Requirement:
Give the total of lines holding the word "bidx" in the records below, and nothing else.

Recorded information:
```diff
@@ -275,6 +295,42 @@
       }
       __builtin_amdgcn_wave_barrier();
     }
+    return;
+  }
+  if (w.coef8) {
+    const bool anyw = __ballot(wide) != 0;
+    for (uint32_t c = wr; c < 4u * nb; c += na) {
+      const uint32_t k = c >> 2, q = c & 3u;
+      const int32_t idx = (int32_t)w.tab[64 + k];
+      const uint32_t e = w.tab[k], own = e & 255u;
+      if (e & 256u) continue;
+      u32x4 *b4 = (u32x4 *)(w.wave_blk + own * w.stride);
+      const uint32_t sx = w.stride == 64u ? (own >> 1) & 7u : 0u;
+      u32x4 *p0 = b4 + ((2u * q) ^ sx), *p1 = b4 + ((2u * q + 1u) ^ sx);
+      const u32x4 a = *p0, b = *p1;
+      constexpr uint32_t lo = 0x06040200u;
+      u32x4 o = {__builtin_amdgcn_perm(a.y, a.x, lo), __builtin_amdgcn_perm(a.w, a.z, lo),
+                 __builtin_amdgcn_perm(b.y, b.x, lo), __builtin_amdgcn_perm(b.w, b.z, lo)};
+      if (q == 3u) o.w = (o.w & 0x00FFFFFFu) | ((((b.w >> 16) & 15u) | (((e >> 12) & 15u) << 4)) << 24);
+      if (idx >= 0) *(DG_GLOBAL u32x4 *)(w.coef8 + (size_t)idx * 64 + q * 16) = o;
+      *p0 = zero;
+      *p1 = zero;
+    }
+    if (anyw) {
+      for (uint32_t c = wr; c < nc; c += na) {
+        const uint32_t k = c >> 3, part = c & 7u;
+        const int32_t idx = (int32_t)w.tab[64 + k];
+        const uint32_t e = w.tab[k], own = e & 255u;
+        if (!(e & 256u)) continue;
+        u32x4 *src = (u32x4 *)(w.wave_blk + own * w.stride) + (w.stride == 64u ? part ^ ((own >> 1) & 7u) : part);
+        if (idx >= 0) {
+          *(DG_GLOBAL u32x4 *)(w.coef + (size_t)idx * 64 + part * 8) = *src;
+          if (part == 7u) w.coef8[(size_t)idx * 64 + 63] = (uint8_t)kNarrowWide;
+        }
+        *src = zero;
+      }
+    }
+    __builtin_amdgcn_wave_barrier();
     return;
   }
   for (uint32_t c = wr; c < nc; c += na) {
@@ -623,6 +679,8 @@
       }
       const uint32_t zz = z + run;
       if (isdc || (size && zz < 64u)) w->blk[zz ^ w->sw] = (int16_t)(isdc ? sel3(w->pred, comp) : v);
+      const uint32_t nc = narrow_cat(zz, size);
+      w->ncat = isdc ? 0u : (w->ncat > nc ? w->ncat : nc);
     }
     uint32_t zn = take_m ? zm : huff_next_z(z, sym);
     if (pair && !stage && (WRITE || !take_m)) {
@@ -639,6 +697,8 @@
           if (WRITE) {
             const uint32_t zz2 = zn + (sx >> 4);
             if (zx && zz2 < 64u) w->blk[zz2 ^ w->sw] = (int16_t)huff_value(bx, lx, zx);
+            const uint32_t nc = narrow_cat(zz2, zx);
+            w->ncat = w->ncat > nc ? w->ncat : nc;
           }
           pos += lx + zx;
           used += lx + zx;
diff --git a/datago_amd/csrc/dg_types.h b/datago_amd/csrc/dg_types.h
--- a/datago_amd/csrc/dg_types.h
+++ b/datago_amd/csrc/dg_types.h
@@ -66,6 +66,31 @@
   uint32_t nstart;
   uint32_t nent;
 };
+
+constexpr uint32_t kNarrowWide = 0x8u;
+constexpr uint32_t kNarrowMaxCat = 7u;
+DG_HD uint32_t narrow_cat(uint32_t zz, uint32_t size) { return size + (zz == 63u ? 4u : 0u); }
+DG_HD bool narrow_dc_ok(int32_t dc) { return dc >= -2048 && dc <= 2047; }
+DG_HD uint32_t narrow_tail(int32_t dc, int32_t ac63) {
+  return ((uint32_t)ac63 & 15u) | ((((uint32_t)dc >> 8) & 15u) << 4);
+}
+DG_HD bool narrow_is_wide(uint32_t tail) { return (tail & 15u) == kNarrowWide; }
+DG_HD int32_t narrow_dc(uint32_t b0, uint32_t tail) {
+  return (int32_t)((tail >> 4) << 28) >> 20 | (int32_t)(b0 & 0xFFu);
+}
+DG_HD int32_t narrow_ac63(uint32_t tail) { return (int32_t)(tail << 28) >> 28; }
+DG_HD void narrow_pack(const int16_t *zz, uint32_t sw, DG_GLOBAL uint8_t *out) {
+  for (uint32_t i = 0; i < 63; i++) out[i] = (uint8_t)zz[i ^ sw];
+  out[63] = (uint8_t)narrow_tail(zz[sw], zz[63u ^ sw]);
+}
+DG_HD bool narrow_unpack(const DG_GLOBAL uint8_t *in, int16_t *zz) {
+  const uint32_t tail = in[63];
+  if (narrow_is_wide(tail)) return false;
+  zz[0] = (int16_t)narrow_dc(in[0], tail);
+  for (uint32_t i = 1; i < 63; i++) zz[i] = (int16_t)(int8_t)in[i];
+  zz[63] = (int16_t)narrow_ac63(tail);
+  return true;
+}
 
 enum Colorspace : uint32_t { CS_YCC = 0, CS_RGB = 1, CS_GRAY = 2 };
 
@@ -241,6 +266,7 @@
   uint64_t coef;
   uint64_t stage;
   uint64_t ccnt;
+  uint64_t coef8;
   uint32_t width, height;
   uint32_t mcux, mcuy;
   uint32_t hmax, vmax;
diff --git a/datago_amd/csrc/host/pipeline.cpp b/datago_amd/csrc/host/pipeline.cpp
--- a/datago_amd/csrc/host/pipeline.cpp
+++ b/datago_amd/csrc/host/pipeline.cpp
@@ -548,6 +548,10 @@
   }
   if (k == "sparse_coef") {
     sparse_coef_ = v != 0;
+    return DG_OK;
+  }
+  if (k == "narrow_coef") {
+    narrow_coef_ = v != 0;
     return DG_OK;
   }
   if (k == "h_prefetch") {
@@ -1484,7 +1488,7 @@
   uint32_t sub_base = 0;
   b.descs.reserve(n);
   struct Offs {
-    size_t coef, ccnt, plane[3], pix, pass_dst[kStages], pass_coef[kStages], pass_bounds[kStages], pass_srcoff[kStages];
+    size_t coef, ccnt, coef8, plane[3], pix, pass_dst[kStages], pass_coef[kStages], pass_bounds[kStages], pass_srcoff[kStages];
     int pass_cache[kStages];
     bool pass_hit[kStages];
     size_t final_off, tmp, out, ds, mk, chunk, stage;
@@ -1677,9 +1681,9 @@
     if (host_io) in_off[i] = IN.take(lens[i] + 16, 16);
     }
     o.coef = CO.take((size_t)d.total_blocks * 128);
-    o.ccnt = (sparse_coef_ && idct_thread_ && !d.prog && !d.idct_fused && !entropy_once_)
-                 ? CO.take((size_t)d.total_blocks, 64) + 1
-                 : 0;
+    const bool thread_path = idct_thread_ && !d.prog && !d.idct_fused && !entropy_once_;
+    o.coef8 = (narrow_coef_ && thread_path) ? CO.take((size_t)d.total_blocks * 64, 128) + 1 : 0;
+    o.ccnt = (sparse_coef_ && thread_path && !o.coef8) ? CO.take((size_t)d.total_blocks, 64) + 1 : 0;
     for (int c = 0; c < 3; c++) o.plane[c] = (size_t)-1;
     C = d.dec_c;
     colour = h.ncomp == 3;
@@ -2024,6 +2028,7 @@
     d.scan = (uint64_t)(uintptr_t)(src + h.scan_off);
     d.coef = (uint64_t)(uintptr_t)((char *)sl.coef.p + o.coef);
     d.ccnt = (o.ccnt && !(d.pass[0].mode & kHDecode)) ? (uint64_t)(uintptr_t)((char *)sl.coef.p + o.ccnt - 1) : 0;
+    d.coef8 = (o.coef8 && !(d.pass[0].mode & kHDecode)) ? (uint64_t)(uintptr_t)((char *)sl.coef.p + o.coef8 - 1) : 0;
     if (d.prog) {
       const size_t first = b.pscans.size();
       for (size_t j = 0; j < h.scans.size(); j++) {
diff --git a/datago_amd/csrc/host/pipeline.h b/datago_amd/csrc/host/pipeline.h
--- a/datago_amd/csrc/host/pipeline.h
+++ b/datago_amd/csrc/host/pipeline.h
@@ -408,6 +408,7 @@
   int copy_threads_ = 8;
   bool hv_fused_ = false;
   bool idct_thread_ = true;
+  bool narrow_coef_ = true;
   bool sparse_coef_ = true;
   bool h_prefetch_ = true;
   bool h_planar_ = true;
diff --git a/datago_amd/csrc/kernels.hip b/datago_amd/csrc/kernels.hip
--- a/datago_amd/csrc/kernels.hip
+++ b/datago_amd/csrc/kernels.hip
@@ -747,6 +747,7 @@
     w.cur = -1;
     w.zs = 0;
     w.cnt = (im.ccnt && !fused) ? gp<uint8_t>(im.ccnt) : nullptr;
+    w.coef8 = (im.coef8 && !fused) ? gp<uint8_t>(im.coef8) : nullptr;
     w.wave_blk = blk[t & ~63];
     w.stride = kBlkStride;
     w.tab = wtab[t >> 6];
@@ -1008,11 +1009,25 @@
 
 __device__ __forceinline__ void idct_t_item(const ImageDesc &im, const IdctLoc &L, const u32x4 w[8],
                                             const QuantTable *__restrict__ qpool);
+__device__ __forceinline__ void idct_t_item8(const ImageDesc &im, const IdctLoc &L, const u32x4 n[4],
+                                             const QuantTable *__restrict__ qpool);
 
 __global__ __launch_bounds__(64) void k_idct_t(const ImageDesc *__restrict__ imgs, const WgItem *__restrict__ list,
                                               const QuantTable *__restrict__ qpool) {
   const WgItem it = list[blockIdx.x];
   const ImageDesc &im = imgs[it.image];
+  if (im.coef8) {
+    IdctLoc L;
+#pragma nounroll
+    for (uint32_t k = 0; k < kIdctItemStride && idct_t_locate(im, it.item0 + k, L); k++) {
+      u32x4 n[4];
+      const DG_GLOBAL u32x4 *src = (const DG_GLOBAL u32x4 *)(gp<const uint8_t>(im.coef8) + (size_t)L.bidx * 64);
+#pragma unroll
+      for (uint32_t i = 0; i < 4; i++) n[i] = L.v ? src[i] : u32x4{0, 0, 0, 0};
+      idct_t_item8(im, L, n, qpool);
+    }
+    return;
+  }
   IdctLoc L;
   bool ok = idct_t_locate(im, it.item0, L);
   uint32_t np = ok ? idct_t_parts(im, L) : 0u;
@@ -1032,23 +1047,58 @@
   }
 }
 
+__device__ __forceinline__ void idct_t_dequant(const u32x4 w[8], const DG_GLOBAL uint16_t *q, int32_t x[64]) {
+#pragma unroll
+  for (int k = 0; k < 64; k++) {
+    const uint32_t word = w[k >> 3][(k >> 1) & 3];
+    const int32_t z = (int32_t)(int16_t)(k & 1 ? word >> 16 : word & 0xFFFFu);
+    const int nat = kZigzagToNatural[k];
+    x[nat] = __mul24(z, (int32_t)q[nat]);
+  }
+}
+
+__device__ __forceinline__ void idct_t_xform(const ImageDesc &im, const IdctLoc &L, int32_t x[64]);
+
 __device__ __forceinline__ void idct_t_item(const ImageDesc &im, const IdctLoc &L, const u32x4 w[8],
                                             const QuantTable *__restrict__ qpool) {
+  const DG_GLOBAL uint16_t *q = gp<const uint16_t>((uint64_t)(uintptr_t)qpool[im.qpool[L.c]].q);
+  int32_t x[64];
+  idct_t_dequant(w, q, x);
+  idct_t_xform(im, L, x);
+}
+
+__device__ __forceinline__ void idct_t_item8(const ImageDesc &im, const IdctLoc &L, const u32x4 n[4],
+                                             const QuantTable *__restrict__ qpool) {
+  const DG_GLOBAL uint16_t *q = gp<const uint16_t>((uint64_t)(uintptr_t)qpool[im.qpool[L.c]].q);
+  const uint32_t tail = n[3].w >> 24;
+  const bool wide = L.v && narrow_is_wide(tail);
+  int32_t x[64];
+#pragma unroll
+  for (int k = 0; k < 64; k++) {
+    const uint32_t word = n[k >> 4][(k >> 2) & 3];
+    const int32_t z = k == 0    ? narrow_dc(word, tail)
+                      : k == 63 ? narrow_ac63(tail)
+                                : (int32_t)(word << (24 - 8 * (k & 3))) >> 24;
+    const int nat = kZigzagToNatural[k];
+    x[nat] = __mul24(z, (int32_t)q[nat]);
+  }
+  if (__ballot(wide)) {
+    if (wide) {
+      u32x4 w[8];
+      const DG_GLOBAL u32x4 *src = (const DG_GLOBAL u32x4 *)(gp<const int16_t>(im.coef) + (size_t)L.bidx * 64);
+#pragma unroll
+      for (uint32_t i = 0; i < 8; i++) w[i] = src[i];
+      idct_t_dequant(w, q, x);
+    }
+  }
+  idct_t_xform(im, L, x);
+}
+
+__device__ __forceinline__ void idct_t_xform(const ImageDesc &im, const IdctLoc &L, int32_t x[64]) {
   const uint32_t c = L.c, by = L.by, bx = L.bx;
   const bool v = L.v;
   const uint32_t lane = threadIdx.x, cbw = im.cbw[c];
   const bool zune = im.sem != 0;
-  const DG_GLOBAL uint16_t *q = gp<const uint16_t>((uint64_t)(uintptr_t)qpool[im.qpool[c]].q);
-  int32_t x[64];
-  {
-#pragma unroll
-    for (int k = 0; k < 64; k++) {
-      const uint32_t word = w[k >> 3][(k >> 1) & 3];
-      const int32_t z = (int32_t)(int16_t)(k & 1 ? word >> 16 : word & 0xFFFFu);
-      const int nat = kZigzagToNatural[k];
-      x[nat] = __mul24(z, (int32_t)q[nat]);
-    }
-  }
 #pragma unroll
   for (int col = 0; col < 8; col++) {
     int32_t in[8], o[8];
```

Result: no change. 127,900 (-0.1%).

Task answer:
2